Files
IdentityDB/docs/plans/2026-05-11-identitydb-llm-extractor-adapter.md

3.0 KiB

IdentityDB LLM Extractor Adapter Implementation Plan

For Hermes: Use the subagent-driven-development skill to execute this plan task-by-task. Enforce strict TDD for every production behavior.

Goal: Add a provider-agnostic LLM-backed fact extractor adapter so callers can plug a small language model into IdentityDB ingestion without coupling the package to a specific SDK.

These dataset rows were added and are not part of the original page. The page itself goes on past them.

int32_t roam_engine_create(roam_ctx *ctx, const roam_engine_cfg *cfg)
{
    if (!ctx) return ROAM_E_ARG;
    HIP_TRY(ctx, hipSetDevice(ctx->device));
    ARG_CHECK(ctx, cfg && cfg->lanes >= 1 && cfg->rows >= 1 && cfg->rows <= 1020 && cfg->clip >= 32 && cfg->clip <= 4094 && (cfg->clip / 2) % 2 == 0 &&
                       (int64_t)cfg->rows * cfg->stride < (1ll << 30) &&
                       cfg->payload_off >= 0 && cfg->stride >= cfg->payload_off + cfg->clip && cfg->pool_scans >= 1 &&
                       cfg->peaks_cap >= 1);
    roam_engine_destroy(ctx);
    Engine *e = new (std::nothrow) Engine();
    if (!e) return ROAM_E_HIP;
    ctx->engine = e;
    e->cfg = *cfg;
    if (!(e->cfg.keyframe_trans_m > 0.0)) e->cfg.keyframe_trans_m = 2.0;
    if (!(e->cfg.keyframe_rot_rad > 0.0)) e->cfg.keyframe_rot_rad = ROT_THR;
    const int B = e->B = cfg->lanes;
    e->lane_k.assign(B, 0);
    e->last_scan.assign(B, -1);
    e->prev_scan.assign(B, -1);
    e->lane_seen.assign(B, 0);
    e->slot_writes.assign((size_t)cfg->pool_scans, 0);
    e->W = 2 * (cfg->clip / 2);
    e->stage_cap = (cfg->clip + 1) / 2;
    pyr_desc_init(&e->pd, e->W, e->W);
    e->rec_bytes = (size_t)cfg->rows * cfg->stride;
    const int nw = KS / 64;
    bool ok = true;
    ok = ok && dalloc(ctx, e, &e->pool, e->rec_bytes * cfg->pool_scans + 64);
    ok = ok && dalloc(ctx, e, &e->pyr[0], (size_t)e->pd.lane_stride * B);
    ok = ok && dalloc(ctx, e, &e->pyr[1], (size_t)e->pd.lane_stride * B);
    ok = ok && dalloc(ctx, e, &e->pyr[2], (size_t)e->pd.lane_stride * B);
    ok = ok && dalloc(ctx, e, &e->pyr[3], (size_t)e->pd.lane_stride * B);
    ok = ok && dalloc(ctx, e, &e->pyr_dark, pyr_dark_words(e->W));
    ok = ok && dalloc(ctx, e, &e->warp_map, (size_t)e->W * e->W);
    ok = ok && dalloc(ctx, e, &e->row_stage, (size_t)B * cfg->rows * e->stage_cap);
    ok = ok && dalloc(ctx, e, &e->row_count, (size_t)B * cfg->rows);
    for (int i = 0; i < 3; i++) {
        ok = ok && dalloc(ctx, e, &e->peaks_out[i], (size_t)B * cfg->peaks_cap * 2);
        ok = ok && dalloc(ctx, e, &e->peaks_n[i], (size_t)B);
        ok = ok && dalloc(ctx, e, &e->scan_idx[i], 2 * (size_t)B);
    }
    if (ok && hipHostMalloc(reinterpret_cast<void **>(&e->scan_host), sizeof(int32_t) * 6 * (size_t)B, hipHostMallocDefault) != hipSuccess) {
        ROAM_SET_ERR(ctx, "engine: hipHostMalloc failed"); ok = false;
    }
    e->prior_bytes = ((size_t)B * 25 + 15) & ~(size_t)15;
    if (ok && hipHostMalloc(reinterpret_cast<void **>(&e->prior_host), 4 * e->prior_bytes, hipHostMallocDefault) != hipSuccess) {
        ROAM_SET_ERR(ctx, "engine: hipHostMalloc failed"); ok = false;
    }
    ok = ok && dalloc(ctx, e, &e->prior_dev, 4 * e->prior_bytes);
    ok = ok && dalloc(ctx, e, &e->feat, (size_t)B * KS * 2);
    ok = ok && dalloc(ctx, e, &e->feat_n, (size_t)B);
    ok = ok && dalloc(ctx, e, &e->klt_next, (size_t)B * KS * 2);
    ok = ok && dalloc(ctx, e, &e->klt_err, (size_t)B * KS);
    ok = ok && dalloc(ctx, e, &e->klt_status, (size_t)B * KS);
    ok = ok && dalloc(ctx, e, &e->good_old, (size_t)B * KS * 2);
    ok = ok && dalloc(ctx, e, &e->good_new, (size_t)B * KS * 2);
    ok = ok && dalloc(ctx, e, &e->good_idx, (size_t)B * KS);
    ok = ok && dalloc(ctx, e, &e->good_n, (size_t)B);
    ok = ok && dalloc(ctx, e, &e->adj, (size_t)B * KS * nw);
    ok = ok && dalloc(ctx, e, &e->cq_stack, (size_t)B * (KS + 2) * 2 * nw);
    ok = ok && dalloc(ctx, e, &e->cq_order, (size_t)B);
    ok = ok && dalloc(ctx, e, &e->cq_mask, (size_t)B * KS);
    ok = ok && dalloc(ctx, e, &e->cq_n, (size_t)B);
    ok = ok && dalloc(ctx, e, &e->cq_flags, (size_t)B);
    ok = ok && dalloc(ctx, e, &e->kab_src, (size_t)B * KS * 2);
    ok = ok && dalloc(ctx, e, &e->kab_tgt, (size_t)B * KS * 2);
    ok = ok && dalloc(ctx, e, &e->kab_out, (size_t)B * 6);
    ok = ok && dalloc(ctx, e, &e->in_n, (size_t)B);
    ok = ok && dalloc(ctx, e, &e->kf_pose, (size_t)B * 3);
    ok = ok && dalloc(ctx, e, &e->kf_vel, (size_t)B * 3) && dalloc(ctx, e, &e->kf_scan, (size_t)B) && dalloc(ctx, e, &e->kf_fresh, (size_t)B) &&
         dalloc(ctx, e, &e->kf_live, (size_t)B) && dalloc(ctx, e, &e->map_n, (size_t)B);
    ok = ok && dalloc(ctx, e, &e->kf_und, (size_t)B * KS * 2);
    ok = ok && dalloc(ctx, e, &e->kf_und_tmp, (size_t)B * KS * 2);
    ok = ok && dalloc(ctx, e, &e->pose, (size_t)B * 3);
    ok = ok && dalloc(ctx, e, &e->vel, (size_t)B * 3);
    ok = ok && dalloc(ctx, e, &e->T_wj0, (size_t)B * 9);
    ok = ok && dalloc(ctx, e, &e->T_init, (size_t)B * 9);
    ok = ok && dalloc(ctx, e, &e->p_w, (size_t)B * KS * 2);
    ok = ok && dalloc(ctx, e, &e->p_jt, (size_t)B * KS * 2);
    ok = ok && dalloc(ctx, e, &e->lm_work, (size_t)B * ((size_t)(2 * KS + 3) * 9 + KS));
    ok = ok && dalloc(ctx, e, &e->lm_out, (size_t)B * 6);
    ok = ok && dalloc(ctx, e, &e->lm_nfev, (size_t)B);
    ok = ok && dalloc(ctx, e, &e->lm_big, (size_t)2 * (1 + B));
    ok = ok && dalloc(ctx, e, &e->lm_info, (size_t)B);
    ok = ok && dalloc(ctx, e, &e->results, (size_t)B * RES_RING);
    if (ok && hipHostMalloc(reinterpret_cast<void **>(&e->results_host), sizeof(roam_lane_result) * (size_t)B * RES_RING, hipHostMallocDefault) != hipSuccess) {
        ROAM_SET_ERR(ctx, "engine: hipHostMalloc failed"); ok = false;
    }
    { const char *se = getenv("ROAM_STAGE_EVENTS"); e->stage_ev = !(se && se[0] == '0'); e->stage_ev_forced = se && (se[0] == '0' || se[0] == '1'); }
    e->rt_on = cfg->retrack_on_device != 0;
    if (ok && e->rt_on) {
        RtArgs &r = e->rt;
        memset(&r, 0, sizeof(r));
        const double step = (10.0 - 0.01) / 2.0;
        r.sigma1 = 1.0 * step + 0.01; r.sigma2 = 10.0; r.threshold = 0.0005;
        r.size1 = (int)(3 * r.sigma1); r.size2 = (int)(3 * r.sigma2);
        r.W = e->W; r.rows = cfg->rows; r.cols = cfg->clip; r.stride = cfg->stride; r.payload_off = cfg->payload_off;
        r.rec_bytes = (int64_t)e->rec_bytes;
        const int R = r.slots = std::max(1, std::min(B, cfg->retrack_slots > 0 ? cfg->retrack_slots : 2048));
        const size_t npx = (size_t)e->W * e->W;
        if (e->W > 2048) { ROAM_SET_ERR(ctx, "engine: device retrack needs a Cartesian image of at most 2048 x 2048"); roam_engine_destroy(ctx); return ROAM_E_ARG; }
        ok = ok && dalloc(ctx, e, &r.rt_n, 2) && dalloc(ctx, e, &r.rt_lane, (size_t)B) && dalloc(ctx, e, &r.rt_scan, (size_t)B);
        r.SP = (e->W + 15) & ~15;
        ok = ok && dalloc(ctx, e, &r.S, (size_t)r.SP * e->W * R);
        ok = ok && dalloc(ctx, e, const_cast<uint32_t **>(&r.boxtab), retrack_boxtab_words(e->W));
        ok = ok && dalloc(ctx, e, const_cast<uint32_t **>(&r.darktab), retrack_darktab_words(e->W));
        ok = ok && dalloc(ctx, e, const_cast<uint32_t **>(&r.phlist), retrack_phase_words(e->W));
        ok = ok && dalloc(ctx, e, &r.colT, (size_t)std::min(R, RT_TWO_PASS_SLOTS) * ((e->W + 63) / 64) * e->W);
        ok = ok && dalloc(ctx, e, &r.col_done, (size_t)std::min(R, RT_TWO_PASS_SLOTS) * 64);
        {
            const char *fv = getenv("ROAM_FUSED_DETECT");
            r.fused = (fv && fv[0] == '1') ? 1 : 0;
            e->det_side.chunk = getenv("ROAM_DET_SIDE") ? atoi(getenv("ROAM_DET_SIDE")) : ((B >= 2048 && r.slots >= 2048) ? 1024 : 0);
            r.fd_halo_words = (int64_t)retrack_fused_halo_words(e->W);
        }
        const size_t D = (size_t)B;
        ok = ok && dalloc(ctx, e, &r.cand_rc, D * BP_MAX_PTS) && dalloc(ctx, e, &r.cand_val, D * BP_MAX_PTS) && dalloc(ctx, e, &r.cand_n, D);
        ok = ok && dalloc(ctx, e, &r.tasks, D * BP_MAX_TASKS) && dalloc(ctx, e, &r.pairs, D * (BP_MAX_PAIRS + 1));
        ok = ok && dalloc(ctx, e, &r.order, D * (BP_MAX_PAIRS + 1)) && dalloc(ctx, e, &r.ovbits, D * ((BP_MAX_PAIRS + 31) / 32 + 1));
        ok = ok && dalloc(ctx, e, &r.bigtab, D * 2 * 131072);
        ok = ok && dalloc(ctx, e, &r.kp, D * BP_MAX_PTS * 3) && dalloc(ctx, e, &r.kp_n, D) && dalloc(ctx, e, &r.slot_flags, D);
        ok = ok && dalloc(ctx, e, &r.ssc_work, D * 4 * BP_MAX_PTS) && dalloc(ctx, e, &r.sel, D * BP_MAX_PTS) && dalloc(ctx, e, &r.sel_n, D) && dalloc(ctx, e, &r.blob_order_buf, D);
    }
    if (!ok) { roam_engine_destroy(ctx); return ROAM_E_HIP; }
    if (e->rt_on) {
        if (hipError_t er = retrack_init(); er != hipSuccess) {
            ROAM_SET_ERR(ctx, "retrack_init failed: %s", hipGetErrorString(er));
            roam_engine_destroy(ctx);
            return ROAM_E_HIP;
        }
        RtArgs &r = e->rt;
        r.pool = e->pool; r.map = e->warp_map; r.feat = e->feat; r.feat_n = e->feat_n; r.vel = e->vel; r.kf_und = e->kf_und; r.res = nullptr;
    }
    for (auto &ev : e->ev_res)
        if (hipEventCreateWithFlags(&ev, hipEventDisableTiming) != hipSuccess) { ROAM_SET_ERR(ctx, "hipEventCreate failed"); roam_engine_destroy(ctx); return ROAM_E_HIP; }
    e->slot_seq.assign((size_t)cfg->pool_scans, 0);
    for (auto &ev : e->ev_up_ring)
        if (hipEventCreateWithFlags(&ev, hipEventDisableTiming) != hipSuccess) { ROAM_SET_ERR(ctx, "hipEventCreate failed"); roam_engine_destroy(ctx); return ROAM_E_HIP; }
    if (hipEventCreateWithFlags(&e->ev_pool, hipEventDisableTiming) != hipSuccess) {
        ROAM_SET_ERR(ctx, "hipEventCreate failed"); roam_engine_destroy(ctx); return ROAM_E_HIP;
    }
    for (auto &ev : e->ev) {
        if (hipEventCreate(&ev) != hipSuccess) { ROAM_SET_ERR(ctx, "hipEventCreate failed"); roam_engine_destroy(ctx); return ROAM_E_HIP; }
    }
    if (hipEventCreate(&e->ev_join) != hipSuccess ||
        hipEventCreate(&e->ev_pk0) != hipSuccess || hipEventCreate(&e->ev_pk1) != hipSuccess ||
        hipEventCreateWithFlags(&e->ev_warp, hipEventDisableTiming) != hipSuccess || hipEventCreateWithFlags(&e->ev_idx, hipEventDisableTiming) != hipSuccess ||
        hipEventCreateWithFlags(&e->ev_peaks, hipEventDisableTiming) != hipSuccess) {
        ROAM_SET_ERR(ctx, "hipEventCreate failed"); roam_engine_destroy(ctx); return ROAM_E_HIP;
    }
    for (int i = 0; i < 4; i++)
        if (hipEventCreateWithFlags(&e->ev_klt[i], hipEventDisableTiming) != hipSuccess || hipEventCreateWithFlags(&e->ev_g4[i], hipEventDisableTiming) != hipSuccess) {
            ROAM_SET_ERR(ctx, "hipEventCreate failed"); roam_engine_destroy(ctx); return ROAM_E_HIP;
        }
    e->ev_ok = true;
    e->tr_ok = true;
    HIP_TRY(ctx, launch_warp_map(ctx->stream, cfg->rows, cfg->clip, e->warp_map));
    HIP_TRY(ctx, launch_pyr_dark(ctx->stream, e->warp_map, e->W, e->W, cfg->clip, e->pyr_dark));
    if (e->rt_on) HIP_TRY(ctx, launch_retrack_boxtab(ctx->stream, e->warp_map, e->W, cfg->clip, const_cast<uint32_t *>(e->rt.boxtab)));
    if (e->rt_on) HIP_TRY(ctx, launch_retrack_darktab(ctx->stream, e->warp_map, e->W, cfg->clip, const_cast<uint32_t *>(e->rt.darktab)));
    if (e->rt_on && e->rt.fused) { const int32_t rc_ = fused_tables(ctx, e); if (rc_ != ROAM_OK) { roam_engine_destroy(ctx); return rc_; } }
    HIP_TRY(ctx, hipStreamSynchronize(ctx->stream));
    e->rt_image_px = (int64_t)e->W * e->W;
    if (e->rt_on && e->W <= 2048 && B >= RT_TWO_PASS_SLOTS) {
        e->rt_image_px = 0;
        const size_t npx = (size_t)e->W * e->W, ndt = retrack_darktab_words(e->W), nph = retrack_phase_words(e->W);
        uint32_t *stage = nullptr;
        HIP_TRY(ctx, hipHostMalloc(reinterpret_cast<void **>(&stage), (npx + ndt + nph) * 4, hipHostMallocDefault));
        uint32_t *mh = stage, *dh = stage + npx;
        std::vector<uint32_t> ph(nph, 0u);
        hipError_t ec = hipMemcpyAsync(mh, e->warp_map, npx * 4, hipMemcpyDeviceToHost, ctx->stream);
        if (ec == hipSuccess) ec = hipMemcpyAsync(dh, e->rt.darktab, ndt * 4, hipMemcpyDeviceToHost, ctx->stream);
        if (ec == hipSuccess) ec = hipStreamSynchronize(ctx->stream);
        bool okp = ec == hipSuccess && retrack_build_phases(mh, dh, e->W, cfg->clip, ph.data());
        if (okp) {
            memcpy(stage + npx + ndt, ph.data(), nph * 4);
            ec = hipMemcpyAsync(const_cast<uint32_t *>(e->rt.phlist), stage + npx + ndt, nph * 4, hipMemcpyHostToDevice, ctx->stream);
            if (ec == hipSuccess) ec = hipStreamSynchronize(ctx->stream);
        }
        (void)hipHostFree(stage);
        if (!okp || ec != hipSuccess) { ROAM_SET_ERR(ctx, "retrack: phase list (%s)", ec != hipSuccess ? hipGetErrorString(ec) : "image too large"); roam_engine_destroy(ctx); return ec != hipSuccess ? ROAM_E_HIP : ROAM_E_ARG; }
        for (uint32_t i = 0; i < ph[0]; i++) {
            const int br = retrack_band_rows(), band = (int)(ph[1 + i] & 255u), g = (int)((ph[1 + i] >> 8) & 15u), hrows = std::min(br, e->W - br * band);
            for (int w = 0; w < 4; w++)
                if ((ph[1 + i] >> (12 + w)) & 1u) e->rt_image_px += (int64_t)hrows * std::max(0, std::min(64, e->W - (g * 256 + 64 * w)));
        }
    }
    return ROAM_OK;
}
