#define HIP_OK(expr)                                                                         \
    do {                                                                                     \
        hipError_t _e = (expr);                                                              \
        if (_e != hipSuccess) {                                                              \
            set_error(std::string(#expr) + ": " + hipGetErrorString(_e));                    \
            return LDX_EHIP;                                                                 \
// ... 547 lines not shown
        GemmArgs& g = cur.ops[i - 1].g;
        GroupNormArgs& n = cur.ops[i].gn;
        if (g.C != n.X || g.ldc != n.ldx || g.N != n.C || (long)g.M != (long)n.B * n.HW) continue;
        const int nchunk = gemm_gn_fuse(g, n.HW, n.G, gn_ws_rows);
        if (!nchunk) continue;
        g.gn_partial = n.partial;
        n.stats_chunks = nchunk;
        cur.ops[i].bytes = 2.0 * 2.0 * (double)n.B * n.HW * n.C;
        snprintf(cur.ops[i].klabel, sizeof(cur.ops[i].klabel), "gn_apply(fused stats)");
    }
}
bool Engine::rowblock_fills_chip(long workgroups) const {
    static const long min_wg = getenv("LDX_ROWBLOCK_MINWG") ? atol(getenv("LDX_ROWBLOCK_MINWG")) : 192;
    static const long min_wg_prefix = getenv("LDX_ROWBLOCK_MINWG_PREFIX") ? atol(getenv("LDX_ROWBLOCK_MINWG_PREFIX")) : 96;
    return workgroups >= (rowblock_prefix ? (min_wg_prefix < min_wg ? min_wg_prefix : min_wg) : min_wg);
}
bool Engine::op_rowgemm(const char* name, Act X, const LinearW& w, Act Y, Act R, int pro, const NormW* nw) {
    RowGemmArgs a{};
    a.X = ptr(X); a.ldx = X.ld; a.Y = ptr(Y); a.ldy = Y.ld; a.M = X.rows; a.N = w.N; a.K = w.K; a.W = w.w; a.bias = w.b;
    a.R = R.valid ? ptr(R) : nullptr; a.ldr = R.ld; a.pro = pro; a.eps = 1e-5f;
    if (nw) { a.g = nw->g; a.b = nw->b; }
    static const long plain640_maxm = getenv("LDX_ROWGEMM_PLAIN640_MAXM") ? atol(getenv("LDX_ROWGEMM_PLAIN640_MAXM")) : 16384;
    if (pro == 0 && a.K == 640 && a.M > plain640_maxm) return false;
    if (!w.w || !rowgemm_ok(a) || !rowblock_fills_chip((a.M + 128 * 320 / a.K - 1) / (128 * 320 / a.K) * (a.K / 320))) return false;
    Op o{}; o.kind = OP_ROWGEMM; o.name = name; o.rg = a;
    o.flops = 2.0 * a.M * (double)a.N * a.K;
    o.bytes = 2.0 * ((double)a.M * a.K + (double)a.N * a.K + (double)a.M * a.N * (R.valid ? 2 : 1));
    snprintf(o.klabel, sizeof(o.klabel), "rowgemm<%s,%d>", dt == DT_BF16 ? "bf16" : "f16", pro);
    cur.ops.push_back(o);
    cur.flops += o.flops;
    return true;
}
void Engine::fuse_gn_rowgemm() {
    for (size_t i = 0; i + 1 < cur.ops.size(); ++i) {
        rowblock_prefix = i < cur.prefix_end;
        if (cur.ops[i].kind != OP_GN || cur.ops[i + 1].kind != OP_GEMM) continue;
        const GroupNormArgs& n = cur.ops[i].gn;
        const GemmArgs& g = cur.ops[i + 1].g;
        if (n.silu || n.stats_chunks <= 0 || n.stats_chunks > GN_NCHUNK || n.G != 32 || g.A != n.Y || g.lda != n.ldy || g.mode != 0 || g.K != n.C || g.geglu || g.ln_c1 ||
            g.f8 || g.C8 || g.Cf || g.rowvec || g.splitk > 1 || g.gate || g.R2 || g.act || g.oscale != 0.f || g.gn_partial || g.dup_rows || (long)g.M != (long)n.B * n.HW || !g.C) continue;
        RowGemmArgs a{};
        a.X = n.X; a.ldx = n.ldx; a.Y = g.C; a.ldy = g.ldc; a.M = g.M; a.N = g.N; a.K = g.K; a.W = g.W; a.bias = g.bias; a.R = g.R; a.ldr = g.ldr;
        a.pro = 2; a.g = n.gamma; a.b = n.beta; a.eps = n.eps; a.partial = n.partial; a.nchunk = n.stats_chunks; a.HW = n.HW; a.G = n.G;
        if (!rowgemm_ok(a) || !rowblock_fills_chip((a.M + 128 * 320 / a.K - 1) / (128 * 320 / a.K) * (a.K / 320))) continue;
        Op o{}; o.kind = OP_ROWGEMM; o.name = cur.ops[i + 1].name; o.rg = a;
        o.flops = cur.ops[i + 1].flops; o.bytes = cur.ops[i + 1].bytes;
        snprintf(o.klabel, sizeof(o.klabel), "rowgemm<%s,2>", dt == DT_BF16 ? "bf16" : "f16");
        cur.ops[i] = o;
        cur.ops.erase(cur.ops.begin() + (long)i + 1);
        if (i + 1 < cur.prefix_end) --cur.prefix_end;
    }
    rowblock_prefix = false;
}
void Engine::op_ln(const char* name, Act X, Act Y, const NormW& n) {
    Op o{}; o.kind = OP_LN; o.name = name;
    LayerNormArgs& l = o.ln;
    l.X = ptr(X); l.ldx = X.ld; l.Y = ptr(Y); l.ldy = Y.ld; l.rows = X.rows; l.C = n.C; l.eps = 1e-5f; l.gamma = n.g; l.beta = n.b;
    o.bytes = 2.0 * 2.0 * (double)X.rows * n.C;
    snprintf(o.klabel, sizeof(o.klabel), "ln_kernel");
    cur.ops.push_back(o);
}
void Engine::op_attn(const char* name, const void* Q, int ldq, const void* K, int ldk, const void* V, int ldv, Act O, int B, int H, int Nq, int Mk, int D) {
    Op o{}; o.kind = OP_ATTN; o.name = name;
    AttnArgs& a = o.at;
    a.Q = Q; a.ldq = ldq; a.K = K; a.ldk = ldk; a.V = V; a.ldv = ldv; a.O = ptr(O); a.ldo = O.ld;
    a.B = B; a.H = H; a.Nq = Nq; a.Mk = Mk; a.D = D; a.scale = 1.0f / std::sqrt((float)D); a.causal = 0;
    if (attn_pipe_ok(a)) {
        const size_t off = a_alloc((size_t)B * H * ((Mk + 63) / 64) * 4); a.knorm_ws = (float*)((uintptr_t)cur.arena + off); a_free(off);
    }
    const AttnPick p = attn_pick(a);
    if (p.nsplit_want > 1) {
        a.nsplit = p.nsplit_want;
        const size_t off = a_alloc(attn512_ws_floats(a, a.nsplit) * 4); a.split_ws = (float*)((uintptr_t)cur.arena + off); a_free(off);
    }
    o.flops = 4.0 * B * H * (double)Nq * Mk * D;
    o.bytes = 2.0 * (double)B * H * D * (2.0 * Nq + 2.0 * Mk);
    {
        static const char* const fmt[] = {"attn_kernel<%s,%d,%d,%d>", "attn32_kernel<%s,%d,144,192,%d>", "attn32ap_kernel<%s,144,192,%d>", "attn32g_kernel<%s,%d,%d,1,%d,%d>",
                                          "attn40p_kernel<%s>", "attn128p_kernel<%s>", "attn512_kernel<%s>"};
        const int n = snprintf(o.klabel, sizeof(o.klabel), fmt[p.family], dt == DT_BF16 ? "bf16" : "f16", p.targ[0], p.targ[1], p.targ[2], (int)p.kpf);
        if (p.family == AF_ATTN512) snprintf(o.klabel + n, sizeof(o.klabel) - n, "x%d", a.nsplit);
        else snprintf(o.klabel + n, sizeof(o.klabel) - n, "%s", Nq == Mk ? "self" : "cross");
    }
    cur.ops.push_back(o);
    cur.flops += o.flops;
}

Architecture: Keep FactExtractor as the stable ingestion contract, then add an LlmFactExtractor adapter that delegates prompting and text generation to a narrow model interface. The adapter should build a deterministic JSON-only extraction prompt, parse structured JSON from the model response, validate the shape, and return ExtractedFact objects that flow through the existing ingestion validation path.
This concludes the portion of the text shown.